After reviewing all the uses for the configuration data (there are quite a
few), the problem was finally revealed to lie with the filter process
cache. Each filter structure stored in the cache stores a pointer to a
configuration structure. This belonged to the thread which initially
created the filter. But the filter would often be reused by a different
thread, with the consequence that the configuration object was now accessed
and modified by two unsynchronized threads... Resetting the config pointer
at the time of filter reuse was the
https://bitbucket.org/medoc/recoll/commits/943de4b78818079b0eb6ffd0fcbdfdd0746b4a40[ridiculously
simple (almost)single-line fix] to this evasive problem.

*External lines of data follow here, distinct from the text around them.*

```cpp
static void launch_lds_pass(hipStream_t st, int K, bool dit, uint32_t* data, const uint32_t* in, uint64_t in_len,
                            int in_bitrev, const uint32_t* pre, const uint32_t* tw, int logm, int s0,
                            const uint32_t* post, const uint32_t* post_s) {
  const unsigned blocks = (unsigned)((1ull << logm) / LDS_ELEMS);
  const uint32_t* pre29 = tw29_of(pre);
  const uint32_t* post29 = tw29_of(post);
  const uint32_t* post_s29 = tw29_of(post_s);
  const uint32_t* tw29 = tw29_of(tw);
  if ((pre && !pre29) || (post && !post29) || (post_s && !post_s29)) tw29 = nullptr;
  const ntt_io io{data, in, in_len, in_bitrev, pre, post, post_s, logm, pre29, post29, post_s29};
  const int logd = dit ? s0 : logm - s0 - K;
  static const bool staged = getenv("KGS_NTT_STAGED") != nullptr;
  static const bool direct_tile = getenv("KGS_NTT_DIRECT_TILE") != nullptr;
  const bool direct = logd >= NTT_ELOG - K && (NTT_ELOG - K >= 2 || direct_tile) && !staged;
#define KGS_LDS_LAUNCH2(A, B, C, F, D, E, T, TWP)                                                              \
  do {                                                                                                         \
    if (g_ntt_coresident)                                                                                      \
      hipLaunchKernelGGL((k_ntt_lds_pass<A, B, C, F, D, E, 3, T>), dim3(blocks), dim3(LDS_NT), LDS_ELEMS * 32,  \
                         st, io, TWP, s0);                                                                     \
    else                                                                                                       \
      hipLaunchKernelGGL((k_ntt_lds_pass<A, B, C, F, D, E, 2, T>), dim3(blocks), dim3(LDS_NT), 0, st, io, TWP, \
                         s0);                                                                                  \
  } while (0)
#define KGS_LDS_LAUNCH(A, B, C, F, D, E)             \
  do {                                               \
    if (tw29)                                        \
      KGS_LDS_LAUNCH2(A, B, C, F, D, E, true, tw29); \
    else                                             \
      KGS_LDS_LAUNCH2(A, B, C, F, D, E, false, tw);  \
  } while (0)
#if KGS_NTT_ELOG >= 12
#define KGS_LDS_BY_K_WIDE(D, E)                          \
  case 12: KGS_LDS_LAUNCH(3, 3, 3, 3, D, E); break;      \
  case 11: KGS_LDS_LAUNCH(3, 3, 3, 2, D, E); break;      \
  case 10: KGS_LDS_LAUNCH(3, 3, 2, 2, D, E); break;
#else
#define KGS_LDS_BY_K_WIDE(D, E)
#endif
#define KGS_LDS_BY_K(D, E)                             \
  switch (K) {                                         \
    KGS_LDS_BY_K_WIDE(D, E)                            \
    case 9: KGS_LDS_LAUNCH(3, 3, 3, 0, D, E); break;   \
    case 8: KGS_LDS_LAUNCH(3, 3, 2, 0, D, E); break;   \
    case 7: KGS_LDS_LAUNCH(3, 2, 2, 0, D, E); break;   \
    case 6: KGS_LDS_LAUNCH(3, 3, 0, 0, D, E); break;   \
    case 5: KGS_LDS_LAUNCH(3, 2, 0, 0, D, E); break;   \
    default: KGS_LDS_LAUNCH(2, 2, 0, 0, D, E); break;  \
  }
  if (dit) {
    if (direct) {
      KGS_LDS_BY_K(true, true)
    } else {
      KGS_LDS_BY_K(true, false)
    }
  } else {
    if (direct) {
      KGS_LDS_BY_K(false, true)
    } else {
      KGS_LDS_BY_K(false, false)
    }
  }
#undef KGS_LDS_BY_K
#undef KGS_LDS_BY_K_WIDE
#undef KGS_LDS_LAUNCH
#undef KGS_LDS_LAUNCH2
}
#endif

bool ntt_set_coresident(bool on) {
  const bool prev = g_ntt_coresident;
  g_ntt_coresident = on;
  return prev;
}

void ntt_dif(hipStream_t st, uint32_t* out, const uint32_t* in, uint64_t in_len, int logm,
             const uint32_t* pre, const uint32_t* tw, int logM) {
  if (logm == 0) {
    if (in_len == 0) {
      hipMemsetAsync(out, 0, 32, st);
    } else if (in != out || pre) {
      launch_scale_copy(st, out, in, 1, pre, nullptr);
    }
    return;
  }
#ifndef KGS_NO_NTT_LDS
  if (logm >= LDS_MIN_LOGM) {
    int ks[8];
    const int P = lds_plan(logm, ks);
    for (int i = 0, s0 = 0; i < P; s0 += ks[i++])
      launch_lds_pass(st, ks[i], false, out, i ? nullptr : in, in_len, 1, i ? nullptr : pre, tw, logm, s0, nullptr,
                      nullptr);
    return;
  }
#endif
  int s0 = 0;
  bool first = true;
  while (s0 < logm) {
    const uint32_t* src = first ? in : nullptr;
    const uint32_t* p = first ? pre : nullptr;
    int K = logm - s0 >= 3 ? 3 : logm - s0;
    uint64_t groups = (1ull << logm) >> K;
    if (K == 3)
      hipLaunchKernelGGL(k_ntt_dif_pass<3>, dim3(nblocks(groups)), dim3(256), 0, st, out, src, in_len, p, tw, logM, logm, s0);
    else if (K == 2)
      hipLaunchKernelGGL(k_ntt_dif_pass<2>, dim3(nblocks(groups)), dim3(256), 0, st, out, src, in_len, p, tw, logM, logm, s0);
    else
      hipLaunchKernelGGL(k_ntt_dif_pass<1>, dim3(nblocks(groups)), dim3(256), 0, st, out, src, in_len, p, tw, logM, logm, s0);
    s0 += K;
    first = false;
  }
}

void ntt_dit(hipStream_t st, uint32_t* out, const uint32_t* in, int in_bitrev, int logm,
             const uint32_t* tw, int logM, const uint32_t* post, const uint32_t* post_s) {
  if (logm == 0) {
    launch_scale_copy(st, out, in, 1, post, post_s);
    return;
  }
#ifndef KGS_NO_NTT_LDS
  if (logm >= LDS_MIN_LOGM) {
    int ks[8];
    const int P = lds_plan(logm, ks);
    for (int i = 0, s0 = 0; i < P; i++) {
      const int K = ks[P - 1 - i];
      const bool last = i == P - 1;
      launch_lds_pass(st, K, true, out, i ? nullptr : in, 0, in_bitrev, nullptr, tw, logm, s0, last ? post : nullptr,
                      last ? post_s : nullptr);
      s0 += K;
    }
    return;
  }
#endif
  int rem = logm % 3;
  int s0 = 0;
  bool first = true;
  while (s0 < logm) {
    const uint32_t* src = first ? in : nullptr;
    int K = first && rem ? rem : 3;
    if (K > logm - s0) K = logm - s0;
    uint64_t groups = (1ull << logm) >> K;
    bool last = s0 + K == logm;
    const uint32_t* p = last ? post : nullptr;
    const uint32_t* ps = last ? post_s : nullptr;
    if (K == 3)
      hipLaunchKernelGGL(k_ntt_dit_pass<3>, dim3(nblocks(groups)), dim3(256), 0, st, out, src, in_bitrev, tw, logM, logm, s0, p, ps);
    else if (K == 2)
      hipLaunchKernelGGL(k_ntt_dit_pass<2>, dim3(nblocks(groups)), dim3(256), 0, st, out, src, in_bitrev, tw, logM, logm, s0, p, ps);
    else
      hipLaunchKernelGGL(k_ntt_dit_pass<1>, dim3(nblocks(groups)), dim3(256), 0, st, out, src, in_bitrev, tw, logM, logm, s0, p, ps);
    s0 += K;
    first = false;
  }
}

static void dif_radix(hipStream_t st, uint32_t* data, const uint32_t* tw, int logtotal, int s0, int s1) {
  while (s0 < s1) {
    const int K = s1 - s0 >= 3 ? 3 : s1 - s0;
    const uint64_t groups = (1ull << logtotal) >> K;
    if (K == 3)
      hipLaunchKernelGGL(k_ntt_dif_pass<3>, dim3(nblocks(groups)), dim3(256), 0, st, data, nullptr, 0, nullptr, tw, 0, logtotal, s0);
    else if (K == 2)
      hipLaunchKernelGGL(k_ntt_dif_pass<2>, dim3(nblocks(groups)), dim3(256), 0, st, data, nullptr, 0, nullptr, tw, 0, logtotal, s0);
    else
      hipLaunchKernelGGL(k_ntt_dif_pass<1>, dim3(nblocks(groups)), dim3(256), 0, st, data, nullptr, 0, nullptr, tw, 0, logtotal, s0);
    s0 += K;
  }
}
static void dit_radix(hipStream_t st, uint32_t* data, const uint32_t* tw, int logtotal, int s0, int s1,
                      const uint32_t* post_s) {
  while (s0 < s1) {
    const int K = s1 - s0 >= 3 ? 3 : s1 - s0;
    const uint64_t groups = (1ull << logtotal) >> K;
    const uint32_t* ps = s0 + K == s1 ? post_s : nullptr;
    if (K == 3)
      hipLaunchKernelGGL(k_ntt_dit_pass<3>, dim3(nblocks(groups)), dim3(256), 0, st, data, nullptr, 1, tw, 0, logtotal, s0, nullptr, ps);
    else if (K == 2)
      hipLaunchKernelGGL(k_ntt_dit_pass<2>, dim3(nblocks(groups)), dim3(256), 0, st, data, nullptr, 1, tw, 0, logtotal, s0, nullptr, ps);
    else
      hipLaunchKernelGGL(k_ntt_dit_pass<1>, dim3(nblocks(groups)), dim3(256), 0, st, data, nullptr, 1, tw, 0, logtotal, s0, nullptr, ps);
    s0 += K;
  }
}

void ntt_dif_blocks(hipStream_t st, uint32_t* data, int logtotal, int s, const uint32_t* tw) {
  if (s <= 0) return;
  const int base = logtotal - s;
#ifndef KGS_NO_NTT_LDS
  if (logtotal >= LDS_MIN_LOGM && s >= LDS_MIN_LOGM) {
    int ks[8];
    const int P = lds_plan(s, ks);
    for (int i = 0, s0 = base; i < P; s0 += ks[i++])
      launch_lds_pass(st, ks[i], false, data, nullptr, 0, 1, nullptr, tw, logtotal, s0, nullptr, nullptr);
    return;
  }
  if (logtotal >= LDS_MIN_LOGM && s >= 4) {
    const int K = s < LDS_MAX_K ? s : LDS_MAX_K;
    dif_radix(st, data, tw, logtotal, base, logtotal - K);
    launch_lds_pass(st, K, false, data, nullptr, 0, 1, nullptr, tw, logtotal, logtotal - K, nullptr, nullptr);
    return;
  }
#endif
  dif_radix(st, data, tw, logtotal, base, logtotal);
}

void ntt_dit_blocks(hipStream_t st, uint32_t* data, int logtotal, int s, const uint32_t* tw, const uint32_t* post_s) {
  if (s <= 0) return;
#ifndef KGS_NO_NTT_LDS
  if (logtotal >= LDS_MIN_LOGM && s >= LDS_MIN_LOGM) {
    int ks[8];
    const int P = lds_plan(s, ks);
    for (int i = 0, s0 = 0; i < P; i++) {
      const int K = ks[P - 1 - i];
      launch_lds_pass(st, K, true, data, nullptr, 0, 1, nullptr, tw, logtotal, s0, nullptr, i == P - 1 ? post_s : nullptr);
      s0 += K;
    }
    return;
  }
  if (logtotal >= LDS_MIN_LOGM && s >= 4) {
    const int K = s < LDS_MAX_K ? s : LDS_MAX_K;
    launch_lds_pass(st, K, true, data, nullptr, 0, 1, nullptr, tw, logtotal, 0, nullptr, K == s ? post_s : nullptr);
    dit_radix(st, data, tw, logtotal, K, s, post_s);
    return;
  }
#endif
  dit_radix(st, data, tw, logtotal, 0, s, post_s);
}

__global__ void k_powers(uint32_t* __restrict__ out, uint64_t count, const uint32_t* __restrict__ wp,
                         const uint32_t* __restrict__ scale) {
  KGS_AUX_PRIO();
  const uint64_t t = (uint64_t)blockIdx.x * blockDim.x + threadIdx.x;
  const uint64_t start = t * 64;
  if (start >= count) return;
  fr w = fr::load(wp);
  fr acc = fr::one();
  fr b = w;
  uint64_t e = start;
  while (e) {
    if (e & 1) acc = acc * b;
    b = b.sqr();
    e >>= 1;
  }
  if (scale) acc = acc * fr::load(scale);
  for (uint64_t j = start; j < start + 64 && j < count; j++) {
    acc.store(out + 8 * j);
    acc = acc * w;
  }
}

void launch_powers(hipStream_t st, uint32_t* out, uint64_t count, const uint32_t* w_dev,
                   const uint32_t* scale_dev) {
  uint64_t threads = (count + 63) / 64;
  hipLaunchKernelGGL(k_powers, dim3(nblocks(threads)), dim3(256), 0, st, out, count, w_dev, scale_dev);
}

__global__ void k_scale_copy(uint32_t* __restrict__ out, const uint32_t* __restrict__ in, uint64_t n,
                             const uint32_t* __restrict__ tab, const uint32_t* __restrict__ sc) {
  KGS_AUX_PRIO();
  const uint64_t i = (uint64_t)blockIdx.x * blockDim.x + threadIdx.x;
  if (i >= n) return;
  fr x = fr::load(in + 8 * i);
  if (tab) x = x * fr::load(tab + 8 * i);
  if (sc) x = x * fr::load(sc);
  x.store(out + 8 * i);
}

void launch_scale_copy(hipStream_t st, uint32_t* out, const uint32_t* in, uint64_t n, const uint32_t* tab,
                       const uint32_t* sc) {
  hipLaunchKernelGGL(k_scale_copy, dim3(nblocks(n)), dim3(256), 0, st, out, in, n, tab, sc);
}

__global__ void k_bitrev_copy(uint32_t* __restrict__ out, const uint32_t* __restrict__ in, int logm) {
  KGS_AUX_PRIO();
  const uint64_t i = (uint64_t)blockIdx.x * blockDim.x + threadIdx.x;
  if (i >= (1ull << logm)) return;
  uint64_t j = logm ? bitrev((uint32_t)i, logm) : 0;
  fr::load(in + 8 * j).store(out + 8 * i);
}

void launch_bitrev_copy(hipStream_t st, uint32_t* out, const uint32_t* in, int logm) {
  hipLaunchKernelGGL(k_bitrev_copy, dim3(nblocks(1ull << logm)), dim3(256), 0, st, out, in, logm);
}

}
```

Measured before the change: 97.63 proofs/s.

## Roll repeated NTT LDS rounds into a loop to shrink kernel code size

Restructures the LDS NTT pass so that runs of equal-width rounds execute in a non-unrolled loop, with the global load and store choice passed as runtime flags instead of template parameters. Pre-multiplies are moved to DIF loads only and post-multiplies to DIT stores only. The post-scale sweeps are folded into one loop. The aim is to cut instruction-cache misses caused by large, fully unrolled kernels, as the added code-size and icache profiling scripts suggest. The cost is extra runtime branching, loop overhead and less compile-time specialization in the hot butterfly code.

```diff
diff --git a/kzg-grandsums-study_amd/csrc/ntt.hip b/kzg-grandsums-study_amd/csrc/ntt.hip
--- a/kzg-grandsums-study_amd/csrc/ntt.hip
+++ b/kzg-grandsums-study_amd/csrc/ntt.hip
@@ -203,19 +203,26 @@
   const uint32_t* post_s29;
 };
 
-template <bool DIT, bool T29>
-__device__ __forceinline__ fr ntt_load(const ntt_io& io, uint64_t idx) {
+template <bool DIT>
+__device__ __forceinline__ fr ntt_load_plain(const ntt_io& io, uint64_t idx) {
   if (!io.in) return fr::load(io.data + 8 * idx);
   if (DIT) return fr::load(io.in + 8 * (io.in_bitrev ? idx : (uint64_t)bitrev((uint32_t)idx, io.logm)));
   if (idx >= io.in_len) return fr::zero();
-  fr x = fr::load(io.in + 8 * idx);
-  if (io.pre) x = T29 ? mul29(x, w29_load(io.pre29 + TW29_WORDS * idx)) : x * fr::load(io.pre + 8 * idx);
+  return fr::load(io.in + 8 * idx);
+}
+template <bool DIT, bool T29>
+__device__ __forceinline__ fr ntt_load(const ntt_io& io, uint64_t idx) {
+  fr x = ntt_load_plain<DIT>(io, idx);
+  if (!DIT && io.in && io.pre && idx < io.in_len)
+    x = T29 ? mul29(x, w29_load(io.pre29 + TW29_WORDS * idx)) : x * fr::load(io.pre + 8 * idx);
   return x;
 }
-template <bool T29>
+template <bool DIT, bool T29>
 __device__ __forceinline__ void ntt_store(const ntt_io& io, uint64_t idx, fr y) {
-  if (io.post) y = T29 ? mul29(y, w29_load(io.post29 + TW29_WORDS * idx)) : y * fr::load(io.post + 8 * idx);
-  if (io.post_s) y = T29 ? mul29(y, w29_load(io.post_s29)) : y * fr::load(io.post_s);
+  if (DIT) {
+    if (io.post) y = T29 ? mul29(y, w29_load(io.post29 + TW29_WORDS * idx)) : y * fr::load(io.post + 8 * idx);
+    if (io.post_s) y = T29 ? mul29(y, w29_load(io.post_s29)) : y * fr::load(io.post_s);
+  }
   canon_out(y).store(io.data + 8 * idx);
 }
 
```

Looking at multi-threaded stack dumps is mostly fun for people with several
heads, which is unfortunately not my case, so I was quite elated when this
was over.
=== Fork performance issues
On a quite unrelated note, something that I discovered while evaluating the
program performance is that forking a big process like `recollindex` can be
quite expensive. Even if the memory space of the forked process is not
copied (it's Copy On Write, and we write very little before the following
exec), just duplicating the memory maps can be slow when the process uses a
few hundred megabytes.
I modified the single-threaded version of `recollindex` to use *vfork*
instead of *fork*, but this can't be used with multiple threads (no
modification of the process memory space is allowed in the child between
*vfork* and *exec*, so we'd have to have a way to suspend all the threads
first).
I did not implement a solution to this issue, and I don't think
that a simple one exists. The workaround is to use modest *Xapian* flush
values to prevent the process from becoming too big.
A longer time solution would be to implement a small slave process to do
the executing of ephemeral external commands.